Жирноватый для своего возраста Питер нутряно пыхтел впереди, тяжелой уточкой вздымаясь по крутым, прошерканным с середины девятнадцатого века ступенькам и выколупывая из-под подкладки ключи. Перед дверью размашисто приложил палец к губам. Однако это было ни к чему: за высокими двойными дверьми никто не спал. Более того, там вовсю веселились. Узкий, слабоосвещенный коридор вел в незапоминаемый сразу лабиринт страшно захламленных комнат и комнаток. Диваны, диванчики, кресла, стулья всех эпох и народов, столы, шкафы, книжные полки, картины и статуэтки, ковры на полу, на стенах, свернутые в рулоны, посуда и стопы белья — все было покрыто заметной даже при слабом электрическом освещении обильной пылью. Под ногами то и дело пробегала стайка разномастных котят. Из телевизора, проигрывателя и кухонной радиоточки неслись звуки песен и новостей. По всему этому лабиринту с сигаретами и стаканами в руках бродило семь или восемь молодых людей обоего пола и весьма богемного вида: у жены хозяина Инги позапозавчера получили дипломы ее студенты-журналисты. Они теперь не ученики, а коллеги. Друзья и поклонники. Причем, друзья и поклонники жены не обязаны быть друзьями и поклонниками мужа. Если с Сергеем периодически кто-то здоровался, то на самого Питера, похоже, все эти три дня никто не обращал внимания, кроме кошки. И все просьбы покинуть его дом коллективно игнорировались. Когда-то это была коммуналка на шесть хозяев — с выгородками и ширмами даже в коридоре, а теперь из постоянных жильцов где-то в самой дальней, плотно зашторенной комнатке безвыходно болела совсем старенькая, почти безумная мама. Остальные члены семьи, несмотря на прописку и хранение вещей, бывали здесь налетами. Сам Питер, как говорилось, третий сезон служил главрежем в Уфе, как до этого пять лет в Кишиневе, две его вечно разведенные младшие сестры со своим подросшим потомством скрипачили и флейтировали в филармонических оркестрах по многомесячным гастролям то там, то здесь, то за кордоном. А жена? Она, в общем-то, уже давно не жена… «Она у меня финка, блин, сорок лет, фригидная и поэтому, тварь, никому не отказывает. Потому что пофиг. Я ее прибить хотел, чухонку подстилошную, когда все понял. А потом… Опять же, ребенок…». Жена не хотела разводиться, и хотя у нее была своя квартира, и дочь жила у нее, но они часто заглядывали сюда, по договоренности ухаживая за его мамой.

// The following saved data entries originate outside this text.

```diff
@@ -484,6 +494,17 @@
         if (L.lane == 0) s.flag[0] = 1, s.flag[1] = 0;
         split_barrier();
         bool skip = true;
+        const bool mirror = L.lane >= 16 && L.lane < 16 + P.nA;
+        const int m_lane = L.lane & 15;
+        const int m_ebase = __shfl(L.ebase, m_lane);
+        const bool m_robot = __shfl((int)(L.a == 0), m_lane) != 0;
+        bool m_running = false;
+        const auto copy_to_mirror = [&] {
+            const double px = __shfl(r.px, m_lane), py = __shfl(r.py, m_lane), gx = __shfl(r.gx, m_lane), gy = __shfl(r.gy, m_lane);
+            const int run = __shfl((int)(L.valid && ep.state == kRunning), m_lane);
+            if (mirror) r.px = px, r.py = py, r.gx = gx, r.gy = gy, m_running = run != 0;
+        };
+        copy_to_mirror();
         SPLIT_PROBE_DECL();
         for (int u = 0;;) {
             SPLIT_PROBE_WAIT(0, split_barrier());
@@ -493,23 +514,31 @@
             const bool running = L.valid && ep.state == kRunning;
             const AgentRegs r0 = r;
             double act_x = 0.0, act_y = 0.0, new_vx = 0.0, new_vy = 0.0;
-            if (!skip && L.lane < P.nA) {
-                const float2 mine = vel[L.lane], robots = vel[L.ebase];
+            if (!skip && (L.lane < P.nA || mirror)) {
+                const float2 mine = vel[m_lane], robots = vel[m_ebase];
                 act_x = (double)robots.x, act_y = (double)robots.y;
-                new_vx = (L.a == 0) ? act_x : (double)mine.x;
-                new_vy = (L.a == 0) ? act_y : (double)mine.y;
-                if (running) {
+                new_vx = m_robot ? act_x : (double)mine.x;
+                new_vy = m_robot ? act_y : (double)mine.y;
+                if (mirror ? m_running : running) {
                     r.px = r.px + new_vx * K.dt;
                     r.py = r.py + new_vy * K.dt;
                     r.vx = new_vx;
                     r.vy = new_vy;
                 }
             }
-            if (u < n_steps && L.lane < P.nA) {
-                float4 sol4, start4;
-                preferred_velocity(r, (L.a == 0) ? robot_max_speed : (float)r.vpref, running && (L.a > 0 || P.robot_orca), sol4, start4);
-                s.sol[L.lane] = sol4;
-                s.res[L.lane] = start4;
+            if (u < n_steps && (L.lane < P.nA || mirror)) {
+                const double gdx = r.gx - r.px, gdy = r.gy - r.py;
+                const double speed = norm2(gdx, gdy);
+                const double num = mirror ? gdy : gdx;
+                const float pref = (float)(speed > 1.0 ? num / speed : num);
+                const float pref_y = __uint_as_float(__builtin_amdgcn_permlane16_swap(__float_as_uint(pref), __float_as_uint(pref), false, false)[1]);
+                if (L.lane < P.nA) {
+                    const float max_speed = (L.a == 0) ? robot_max_speed : (float)r.vpref;
+                    float sx, sy;
+                    lp_start_point(max_speed, pref, pref_y, sx, sy);
+                    s.sol[L.lane] = make_float4(pref, pref_y, max_speed, (running && (L.a > 0 || P.robot_orca)) ? 1.0f : 0.0f);
+                    s.res[L.lane] = make_float4(sx, sy, 0.0f, 0.0f);
+                }
             }
             SPLIT_PROBE_WAIT(1, split_barrier());
             if constexpr ((ASSIST & kAssistHead) != 0) {
@@ -544,7 +573,8 @@
                 }
                 ended = __ballot(done) != 0ull;
             }
-            if (ended) stage_agent(P, s, L, r, K.hsafety);
+            if (ended) stage_agent(P, s, L, r, K.hsafety, kin_stage);
+            if (ended) copy_to_mirror();
             if (L.lane == 0) s.flag[0] = ended ? 1 : 0;
             skip = ended;
             if constexpr ((ASSIST & kAssistHead) != 0 && CN_SPLIT_HEAD_TAIL_PRIO != 0) __builtin_amdgcn_s_setprio(0);
@@ -559,7 +589,7 @@
 
         if (L.lane < P.pairs) {
             float4 sol4, start4;
-            fused_pair_phase(P, s, pr, range_sq, [&] {
+            fused_pair_phase(P, s, pr, range_sq, pair_rsum(s, pr), [&] {
                 preferred_velocity(r, (L.a == 0) ? robot_max_speed : (float)r.vpref, solve, sol4, start4);
             });
             if (L.lane < P.nA) {
@@ -619,7 +649,7 @@
                                load_from_ring(P, *Sd, L, ep.ep_count % P.ring_mod, r); theta = 1.5707963267948966);
             }
         }
-        stage_agent(P, s, L, r, K.hsafety);
+        stage_agent(P, s, L, r, K.hsafety, kin_stage);
         CN_FUSED_SYNC();
         CN_TICK(clk, 7);
     }
```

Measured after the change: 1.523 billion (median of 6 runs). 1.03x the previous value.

Питер заманил Сергея на старательно разделанную в стиль «кантри», довольно вместительную кухню. Они сидели под плетеным из лозы низким абажуром, короткими полосками пробрызгивающегося света расчертившим выписанные «под кирпич» стены, деревянную заказную мебель, заклеенную переводками и этикетками от апельсинов коллекцию самоваров, зимние букеты и гору грязной посуды в мойке. Курили чьи-то забытые «Pall Mall» и пили промерзшую в холодильнике водку. Из закуски на столе была только хорошо початая литровая банка красной икры. Одна икра — и ни корочки хлеба. Вот так и сидели: рюмка водки, ложка икры. И слабая сигарета.
— Ты понимаешь, старичок, — Питер уже рассказал про свое семейное положение и перешел на глобальное, — ну, нет никакого резона дальше жить в этой стране. Этой, блин, крестьянской и пролетарской стране победившего социализма. С ее пятилетними планами, партийными директивами, идейными худсоветами, ветеранами сцены, межклассовыми прослойками и беспросветным хамством. Никакого резона. Но и уехать вот так просто невозможно. Поздно-с! Я ненавижу эту страну и этот строй. Но в то же время отчетливо понимаю: я законченный советский режиссер. Законченный на-всег-да. Во всем. Самый совок. Ты вот по-английски шпрехаешь?
— Hi. Me name is Sergey. Beautiful weather, is the truth?